Aim of the task:
Nothing but the lines holding the string "windows" should appear in the answer. Copy them from the entries.

Working data:
──────

template <int WCO, int CT, bool POOL>
__device__ __forceinline__ void conv3x3_mfma2b_body(const float* __restrict__ in, const float* __restrict__ wp ,
                                                    const float* __restrict__ bias, float* __restrict__ out, const ConvGeom& g, int relu, float* __restrict__ out_hwc, int bid) {
    constexpr int WPX = 4 / WCO;
    constexpr int BLK_PX = WPX * 64;
    constexpr int BLK_CO = WCO * 32 * CT;
    const int HW = g.H * g.W;
    int pt, nb;
    {
        const int grp = bid / (8 * g.nblk_n), rem = bid - grp * 8 * g.nblk_n;
        nb = rem >> 3; pt = grp * 8 + (rem & 7);
    }
    if (pt >= g.npx_blocks) return;
    const int wave = threadIdx.x >> 6, lane = threadIdx.x & 63;
    const int half = lane >> 5, l31 = lane & 31;
    const int wco = wave % WCO, wpx = wave / WCO;
    const int m0 = nb * BLK_CO + wco * 32 * CT;
    int y, x, tile_y = 0, tile_x = 0; bool live;
    if constexpr (POOL) {
        const int wt = pt * WPX + wpx;
        tile_y = wt / g.tiles_x; tile_x = wt - tile_y * g.tiles_x;
        y = 2 * tile_y + half; x = 32 * tile_x + l31;
        live = y < g.H && x < g.W;
    } else {
        const int p = pt * BLK_PX + wpx * 64 + lane;
        live = p < HW;
        const int pc = live ? p : 0;
        y = pc / g.W; x = pc - y * g.W;
    }
    const int bias_px = g.H >= 2 ? g.W + 1 : 1;
    const unsigned plane_bytes = (unsigned)HW * 4u, bias_bytes = (unsigned)bias_px * 4u;
    const auto rs = __builtin_amdgcn_make_buffer_rsrc((void*)in, 0, (unsigned)g.Cin * plane_bytes, 0x00020000);

    unsigned voff[3];
    bool rowv[3];
#pragma unroll
    for (int r = 0; r < 3; ++r) {
        voff[r] = live ? (unsigned)(((y + r - 1) * g.W + x - 1 + bias_px) * 4) : 0xFFF00000u;
        rowv[r] = live && (y + r - 1) >= 0 && (y + r - 1) < g.H;
    }
    const bool xl = x > 0, xr = x < g.W - 1;
    auto tapv = [&](int r, int d) { return d == 0 ? (rowv[r] && xl) : (d == 2 ? (rowv[r] && xr) : rowv[r]); };
    bool tm[9];
#pragma unroll
    for (int t = 0; t < 9; ++t) tm[t] = tapv(t / 3, t % 3);

    const float4* ap4 = reinterpret_cast<const float4*>(wp) + (size_t)half * g.Cout + m0 + l31;
    const float* ap1 = wp + (size_t)16 * g.Cout + (size_t)half * g.Cout + m0 + l31;
    unsigned soff = plane_bytes - bias_bytes;

    f32x32 acc0 = {0}, acc1 = {0};
    struct ASet { float4 q0, q1; float s8; };
    struct BSet { u32x3 r[2][3]; };
    ASet a0x, a1x, a0y, a1y; BSet bx, by;
    auto bload = [&](unsigned so, int r) { return __builtin_amdgcn_raw_buffer_load_b96(rs, voff[r], so, 0); };
#ifndef NCT_CONV_TIMING_SKIP
#define NCT_CONV_TIMING_SKIP 0
#endif
    auto load_pair = [&](ASet& a0, ASet& a1, BSet& b) {
        constexpr bool LA = !(NCT_CONV_TIMING_SKIP & 1), LB = !(NCT_CONV_TIMING_SKIP & 2);
        if constexpr (LA) {
            a0.q0 = ap4[0]; a0.q1 = ap4[(size_t)2 * g.Cout]; a0.s8 = ap1[0];
            if constexpr (CT == 2) { a1.q0 = ap4[32]; a1.q1 = ap4[(size_t)2 * g.Cout + 32]; a1.s8 = ap1[32]; }
        }
        if constexpr (LB) {
#pragma unroll
            for (int r = 0; r < 3; ++r) { b.r[0][r] = bload(soff - plane_bytes, r); b.r[1][r] = bload(soff, r); }
        }
        ap4 += (size_t)18 * g.Cout / 4;
        ap1 += (size_t)18 * g.Cout;
        soff += 2u * plane_bytes;
    };
    auto aval = [](const ASet& a, int s) -> float {
        switch (s) { case 0: return a.q0.x; case 1: return a.q0.y; case 2: return a.q0.z; case 3: return a.q0.w;
                     case 4: return a.q1.x; case 5: return a.q1.y; case 6: return a.q1.z; case 7: return a.q1.w; default: return a.s8; }
    };
    auto mma_pair = [&](const ASet& a0, const ASet& a1, const BSet& b) {
#pragma unroll
        for (int k = 0; k < 18; ++k) {
            const int ci = k / 9, t = k - 9 * ci, r = t / 3, d = t - 3 * r, s = k >> 1;
            const float bv = tm[t] ? __uint_as_float(b.r[ci][r][d]) : 0.f;
            if (k & 1) {
                acc0 = __builtin_amdgcn_mfma_f32_32x32x1f32(aval(a0, s), bv, acc0, 1, 1, 0);
                if constexpr (CT == 2) acc1 = __builtin_amdgcn_mfma_f32_32x32x1f32(aval(a1, s), bv, acc1, 1, 1, 0);
            } else {
                acc0 = __builtin_amdgcn_mfma_f32_32x32x1f32(aval(a0, s), bv, acc0, 1, 0, 0);
                if constexpr (CT == 2) acc1 = __builtin_amdgcn_mfma_f32_32x32x1f32(aval(a1, s), bv, acc1, 1, 0, 0);
            }
        }
    };
#ifndef NCT_CONV_SCHED
#define NCT_CONV_SCHED 0
#endif
    auto interleave = [] {
        if constexpr (NCT_CONV_SCHED == 2) return;
        if constexpr (CT == 2) {
#pragma unroll
            for (int i = 0; i < 12; ++i) {
                __builtin_amdgcn_sched_group_barrier(0x008, NCT_CONV_SCHED == 1 ? 1 : 2, 0);
                __builtin_amdgcn_sched_group_barrier(0x020, 1, 0);
                __builtin_amdgcn_sched_group_barrier(0x008, NCT_CONV_SCHED == 1 ? 2 : 1, 0);
            }
        } else {
#pragma unroll
            for (int i = 0; i < 9; ++i) {
                __builtin_amdgcn_sched_group_barrier(0x008, 1, 0);
                __builtin_amdgcn_sched_group_barrier(0x020, 1, 0);
                __builtin_amdgcn_sched_group_barrier(0x008, 1, 0);
            }
        }
    };
    {
        a0x.q0 = ap4[0]; a0x.q1 = ap4[(size_t)2 * g.Cout]; a0x.s8 = ap1[0];
        if constexpr (CT == 2) { a1x.q0 = ap4[32]; a1x.q1 = ap4[(size_t)2 * g.Cout + 32]; a1x.s8 = ap1[32]; }
        ap4 += (size_t)18 * g.Cout / 4;
        ap1 += (size_t)18 * g.Cout;
#pragma unroll
        for (int r = 0; r < 3; ++r) {
            const unsigned v0 = voff[r] - bias_bytes + (xl ? 0u : 4u);
            u32x3 t = __builtin_amdgcn_raw_buffer_load_b96(rs, v0, 0, 0);
            if (!xl) { t.z = t.y; t.y = t.x; }
            bx.r[0][r] = t;
            bx.r[1][r] = __builtin_amdgcn_raw_buffer_load_b96(rs, voff[r], soff, 0);
        }
        soff += 2u * plane_bytes;
    }
    int c2 = 0;
    for (; c2 + 4 <= g.Cin; c2 += 4) {
        load_pair(a0y, a1y, by);
        mma_pair(a0x, a1x, bx);
        interleave();
        __builtin_amdgcn_sched_barrier(0);
        if (c2 + 4 >= g.Cin) { ap4 -= (size_t)18 * g.Cout / 4; ap1 -= (size_t)18 * g.Cout; soff -= 2u * plane_bytes; }
        load_pair(a0x, a1x, bx);
        mma_pair(a0y, a1y, by);
        interleave();
        __builtin_amdgcn_sched_barrier(0);
    }
    if (c2 < g.Cin) mma_pair(a0x, a1x, bx);

    if constexpr (POOL) {
        const int xx = 32 * tile_x + l31, y0 = 2 * tile_y;
        const bool ok0 = y0 < g.H && xx < g.W, ok1 = y0 + 1 < g.H && xx < g.W;
        const size_t po = (size_t)tile_y * g.Wo + (xx >> 1), pn = (size_t)g.Ho * g.Wo;
        const bool writer = ok0 && !(l31 & 1);
        auto pool4 = [&](float top, float bot) {
            top = ok0 ? top : -3.402823466e+38f; bot = ok1 ? bot : -3.402823466e+38f;
            const float top_r = dpp_rot<0xB1>(top), bot_r = dpp_rot<0xB1>(bot);
            float m = -3.402823466e+38f;
            m = top > m ? top : m; m = top_r > m ? top_r : m; m = bot > m ? bot : m; m = bot_r > m ? bot_r : m;
            return m;
        };
#pragma unroll
        for (int r = 0; r < 16; ++r) {
            const int co0 = m0 + (r & 3) + 8 * (r >> 2) + 4 * half;
            const float bb0 = bias[co0];
            float t0 = acc0[r] + bb0, u0 = acc0[16 + r] + bb0;
            if (relu) { t0 = fmaxf(t0, 0.f); u0 = fmaxf(u0, 0.f); }
            const float m0v = pool4(t0, u0);
            if (writer) out[(size_t)co0 * pn + po] = m0v;
            if constexpr (CT == 2) {
                const float bb1 = bias[co0 + 32];
                float t1 = acc1[r] + bb1, u1 = acc1[16 + r] + bb1;
                if (relu) { t1 = fmaxf(t1, 0.f); u1 = fmaxf(u1, 0.f); }
                const float m1v = pool4(t1, u1);
                if (writer) out[(size_t)(co0 + 32) * pn + po] = m1v;
            }
        }
    } else {
        const int pw = pt * BLK_PX + wpx * 64;
        if (out_hwc) {
#pragma unroll
            for (int b = 0; b < 2; ++b) {
                const int pp = pw + 32 * b + l31;
                if (pp < HW) {
                    float* dst = out_hwc + (size_t)pp * g.Cout + m0 + 4 * half;
#pragma unroll
                    for (int gq = 0; gq < 4; ++gq) {
                        float4 v0, v1;
                        float* e0 = &v0.x; float* e1 = &v1.x;
#pragma unroll
                        for (int j = 0; j < 4; ++j) {
                            const int row = j + 8 * gq + 4 * half;
                            float t0 = acc0[16 * b + 4 * gq + j] + bias[m0 + row];
                            if (relu) t0 = fmaxf(t0, 0.f);
                            e0[j] = t0;
                            if constexpr (CT == 2) { float t1 = acc1[16 * b + 4 * gq + j] + bias[m0 + 32 + row]; if (relu) t1 = fmaxf(t1, 0.f); e1[j] = t1; }
                        }
                        *reinterpret_cast<float4*>(dst + 8 * gq) = v0;
                        if constexpr (CT == 2) *reinterpret_cast<float4*>(dst + 32 + 8 * gq) = v1;
                    }
                }
            }
        }
        if (out)
#pragma unroll
        for (int b = 0; b < 2; ++b) {
            const int pp = pw + 32 * b + l31;
            const bool lv = pp < HW;
#pragma unroll
            for (int r = 0; r < 16; ++r) {
                const int row = (r & 3) + 8 * (r >> 2) + 4 * half;
                const int co0 = m0 + row;
                float v0 = acc0[16 * b + r] + bias[co0];
                if (relu) v0 = fmaxf(v0, 0.f);
                if (lv) out[(size_t)co0 * HW + pp] = v0;
                if constexpr (CT == 2) {
                    float v1 = acc1[16 * b + r] + bias[co0 + 32];
                    if (relu) v1 = fmaxf(v1, 0.f);
                    if (lv) out[(size_t)(co0 + 32) * HW + pp] = v1;
                }
            }
        }
    }
}
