const char* kernel_name(int32_t strategy) {
    switch (strategy) {
        case BT_SMA_CROSS: return "bt::sma_kernel";
// ... 39 lines not shown
            e->grid.nc = e->grid.nd = 1;
            e->grid.band_bps = c.band_bps;
            e->grid.wmax = *std::max_element(e->ax[1].begin(), e->ax[1].end());
            e->grid.ring = (e->grid.wmax + 5 * kTile - 1) / kTile * kTile;
            if (ema_lds_bytes(e->grid, 1) > 160 * 1024) return "EMA grid needs more LDS than a CU has (OLS windows too long)";
            break;
        }
        case BT_BOLL: {
            if (!(err = copy_axis(0, c.bwin, c.n_bwin, "bwin", 1, 1 << 16)).empty()) return err;
            if (!(err = copy_axis(1, c.k_num, c.n_k, "k_num", 0, 1 << 20)).empty()) return err;
            if (!(err = copy_axis(2, c.sl_bps, c.n_sl, "sl_bps", 0, 9999)).empty()) return err;
            if (!(err = copy_axis(3, c.tp_bps, c.n_tp, "tp_bps", 0, 9999)).empty()) return err;
            if (c.k_den < 1 || c.k_den > (1 << 20)) return "k_den out of range";
            e->grid.na = c.n_bwin;
            e->grid.nb = c.n_k;
            e->grid.nc = c.n_sl;
            e->grid.nd = c.n_tp;
            e->grid.k_den = c.k_den;
            e->grid.wmax = *std::max_element(e->ax[0].begin(), e->ax[0].end());
            const int64_t kmax = std::max<int64_t>(c.k_den, *std::max_element(e->ax[1].begin(), e->ax[1].end()));
            if ((int64_t)e->grid.wmax * kmax >= (1LL << 32)) return "Bollinger grid outside the exact int128 range (window * k >= 2^32)";
            e->grid.ring = (e->grid.wmax + 4 * kTile - 1) / kTile * kTile;
            for (int q = 0; q < 8; ++q) {
                const int64_t kn = q < c.n_k ? e->ax[1][q] : 0;
                e->grid.kn2[q] = (double)(kn * kn);
            }
            e->grid.kmin_idx = (int32_t)(std::min_element(e->ax[1].begin(), e->ax[1].end()) - e->ax[1].begin());
            if (boll_lds_bytes(e->grid) > 160 * 1024) return "Bollinger grid needs more LDS than a CU has (windows too long)";
            break;
        }
        default:
            return "unknown strategy";
    }
    const int64_t P = (int64_t)e->grid.na * e->grid.nb * e->grid.nc * e->grid.nd;
    if (P <= 0 || P > (1 << 20)) return "parameter grid too large";
    e->P = (int32_t)P;
    e->grid.n_params = e->P;
    if (c.annualization <= 0) return "annualization must be positive";
    e->grid.sqrt_ann = std::sqrt((double)c.annualization);
    if (c.topk < 0 || c.topk > kTopkMax) return "topk must be in [0, 1024]";
    if ((c.flags & BT_FLAG_PARITY) && c.trade_cap <= 0) return "parity mode needs trade_cap > 0";
    return "";
}

void upload_grid(bt_engine* e) {
    const int32_t** dst[4] = {&e->grid.a, &e->grid.b, &e->grid.c, &e->grid.d};
    for (int i = 0; i < 4; ++i) {
        *dst[i] = nullptr;
        if (e->ax[i].empty()) continue;
        e->d_axes[i].ensure(e->ax[i].size());
        HIPCHK(hipMemcpy(e->d_axes[i].p, e->ax[i].data(), e->ax[i].size() * 4, hipMemcpyHostToDevice));
        *dst[i] = e->d_axes[i].p;
    }
}

int64_t align_rows(int64_t bars) { return (bars + kRowAlign - 1) / kRowAlign * kRowAlign; }

void sync_all(bt_engine* e);

void set_dataset(bt_engine* e, std::vector<SymDesc>&& syms, int64_t rows) {
    sync_all(e);
    e->syms = std::move(syms);
    e->rows = rows;
    const size_t n_sym = e->syms.size();
    e->d_syms.ensure(std::max<size_t>(1, n_sym));
    if (n_sym)
        HIPCHK(hipMemcpyAsync(e->d_syms.p, e->syms.data(), n_sym * sizeof(SymDesc),
                              hipMemcpyHostToDevice, e->stream));
    const size_t r = std::max<int64_t>(1, rows);
    e->d_c.ensure(r);
    if (has_hl(e)) {
        e->d_h.ensure(r);
        e->d_l.ensure(r);
    }
    e->ran = false;
}

void layout(bt_engine* e, int32_t n_sym, const int32_t* bars, const int64_t* ids) {
    std::vector<SymDesc> syms((size_t)n_sym);
    int64_t off = 0;
    for (int32_t s = 0; s < n_sym; ++s) {
        syms[s].off = off;
        syms[s].bars = bars[s];
        syms[s].id = (int32_t)ids[s];
        off += align_rows(bars[s]);
    }
    set_dataset(e, std::move(syms), off);
}

template <class T>
void ensure_pinned(T*& p, size_t& have, size_t want) {
    if (want <= have && p) return;
    if (p) HIPCHK(hipHostFree(p));
    p = nullptr;
    have = 0;
    HIPCHK(hipHostMalloc(&p, std::max<size_t>(want, 1) * sizeof(T)));
    have = std::max<size_t>(want, 1);
}

TopkWork topk_work(bt_engine* e) {
    return TopkWork{e->d_hist.p, e->d_state.p, e->d_counts.p, e->d_above.p, e->d_cand.p,
                    kTopkCap, e->d_top.p + 1, reinterpret_cast<int32_t*>(e->d_top.p)};
}

void sync_all(bt_engine* e) {
    HIPCHK(hipStreamSynchronize(e->stream));
// ... 540 lines not shown
        e = new bt_engine();
        e->cfg = *cfg;
        std::string m = validate_and_copy(e, *cfg);
        if (!m.empty()) {
            delete e;
            return fail(m);
        }
        e->cfg.fast = e->cfg.slow = e->cfg.span = e->cfg.ols = nullptr;
        e->cfg.bwin = e->cfg.k_num = e->cfg.sl_bps = e->cfg.tp_bps = nullptr;
        int ndev = 0;
        HIPCHK(hipGetDeviceCount(&ndev));
        if (cfg->device < 0 || cfg->device >= ndev)
            throw HipFail{"HIP device " + std::to_string(cfg->device) + " not present (" +
                          std::to_string(ndev) + " visible)"};
        activate(e);
        if (cfg->stream) {
            e->stream = (hipStream_t)cfg->stream;
        } else {
            HIPCHK(hipStreamCreateWithFlags(&e->stream, hipStreamNonBlocking));
            e->own_stream = true;
        }
        HIPCHK(hipStreamCreateWithFlags(&e->tstream, hipStreamNonBlocking));
        HIPCHK(hipEventCreateWithFlags(&e->ev_kdone, hipEventDisableTiming));
        for (int b = 0; b < 2; ++b) HIPCHK(hipEventCreateWithFlags(&e->ev_tdone[b], hipEventDisableTiming));
        upload_grid(e);
#ifdef BT_PROFILING
        if (const char* ab = getenv("BT_ABLATE")) e->grid.ablate = atoi(ab);
#endif
        return e;
    } catch (const HipFail& f) {
        delete e;
        return fail(f.msg);
    } catch (const std::exception& x) {
        delete e;
        return fail(std::string("exception: ") + x.what());
    }
}
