__global__ __launch_bounds__(256) void group_compact_kernel(const float* __restrict__ xyz, const float* __restrict__ new_xyz,
                                                            const float* __restrict__ feat, const int32_t* __restrict__ idx,
                                                            const int32_t* __restrict__ cnt, const int32_t* __restrict__ goff,
                                                            int G, int N, int m, int ns, int C, int use_xyz, int S,
                                                            float* __restrict__ rows, int2* __restrict__ rmeta,
                                                            int32_t* __restrict__ rsrc) {
    const int g = blockIdx.x, wave = threadIdx.x >> 6, lane = threadIdx.x & 63;
    const int D = (use_xyz ? 3 : 0) + C, off3 = use_xyz ? 3 : 0;
    const int c = max(cnt[g], 1), base = goff[g];
    const int b = g / m;
    const int32_t* I = idx + (size_t)g * ns;
    const int chunk = (ns + 3) >> 2;
    const int s_lo = wave * chunk, s_hi = min(s_lo + chunk, c);
    if (s_lo >= s_hi) return;
    float* o = rows + (size_t)base * S;
    const float* fb = feat ? feat + (size_t)b * N * C : nullptr;
    if (C >= 32) {
        float q[3] = {0.f, 0.f, 0.f};
        if (use_xyz && lane < 3) q[0] = new_xyz[(size_t)g * 3 + lane];
        for (int s = s_lo; s < s_hi; s += 4) {
            int k[4];
#pragma unroll
            for (int j = 0; j < 4; ++j) k[j] = I[min(s + j, s_hi - 1)];
            for (int c0 = 0; c0 < C; c0 += 128) {
                float v[4][2];
#pragma unroll
                for (int j = 0; j < 4; ++j)
#pragma unroll
                    for (int h = 0; h < 2; ++h) {
                        const int ch = min(c0 + h * 64 + lane, C - 1);
                        v[j][h] = fb[(size_t)k[j] * C + ch];
// ... 698 lines not shown
    __syncthreads();
    int run = inc - s;
    for (int w = 0; w < wave; ++w) run += wtot[w];
    for (int i = i0; i < i1; ++i) {
        const int t = off[i];
        off[i] = run;
        int pos = run;
        for (int w = 0; w < RT_W; ++w) { const int c = cnt[w * N + i]; cnt[w * N + i] = pos; pos += c; }
        run += t;
    }
    if (tid == 0) off[N] = re - rb;
    __syncthreads();
    for (int g = g0; g < g1; ++g) {
        const int q0 = group_off[g_first + g], q1 = group_off[g_first + g + 1];
        for (int r = q0 + lane; r < q1; r += 64) lst[atomicAdd(&mycnt[rsrc[r] - pbase], 1)] = r;
        __builtin_amdgcn_fence(__ATOMIC_SEQ_CST, "wavefront");
        __builtin_amdgcn_wave_barrier();
    }
    __syncthreads();
    for (int pl = tid; pl < N; pl += RT_T) in_off[pbase + pl] = rb + off[pl];
    if (b == B - 1 && tid == 0) in_off[pbase + N] = re;
    for (int i = tid; i < re - rb; i += RT_T) in_rows[rb + i] = lst[i];
}

__global__ __launch_bounds__(256) void group_linear_dw_kernel(const float* __restrict__ px, const float* __restrict__ pf, int rows,
                                                              int C1, int CF, int off, int ld, float* __restrict__ dW0) {
    const int nx = px ? C1 * 3 : 0, nf = pf ? C1 * CF : 0;
    const int e = blockIdx.x * 4 + (threadIdx.x >> 6), lane = threadIdx.x & 63;
    if (e >= nx + nf) return;
    const bool isx = e < nx;
    const float* src = isx ? px + e : pf + (e - nx);
    const int n = isx ? nx : nf;
    float s = 0.f;
    for (int r = lane; r < rows; r += 64) s += src[(size_t)r * n];
#pragma unroll
    for (int o = 32; o > 0; o >>= 1) s += __shfl_xor(s, o);
    if (lane == 0) {
        if (isx) dW0[(size_t)(e / 3) * ld + e % 3] = s;
        else dW0[(size_t)((e - nx) / CF) * ld + off + (e - nx) % CF] = s;
    }
}

}
using namespace pcl;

──────

Task answer:
            if (ema_lds_bytes(e->grid, 1) > 160 * 1024) return "EMA grid needs more LDS than a CU has (OLS windows too long)";
            if (boll_lds_bytes(e->grid) > 160 * 1024) return "Bollinger grid needs more LDS than a CU has (windows too long)";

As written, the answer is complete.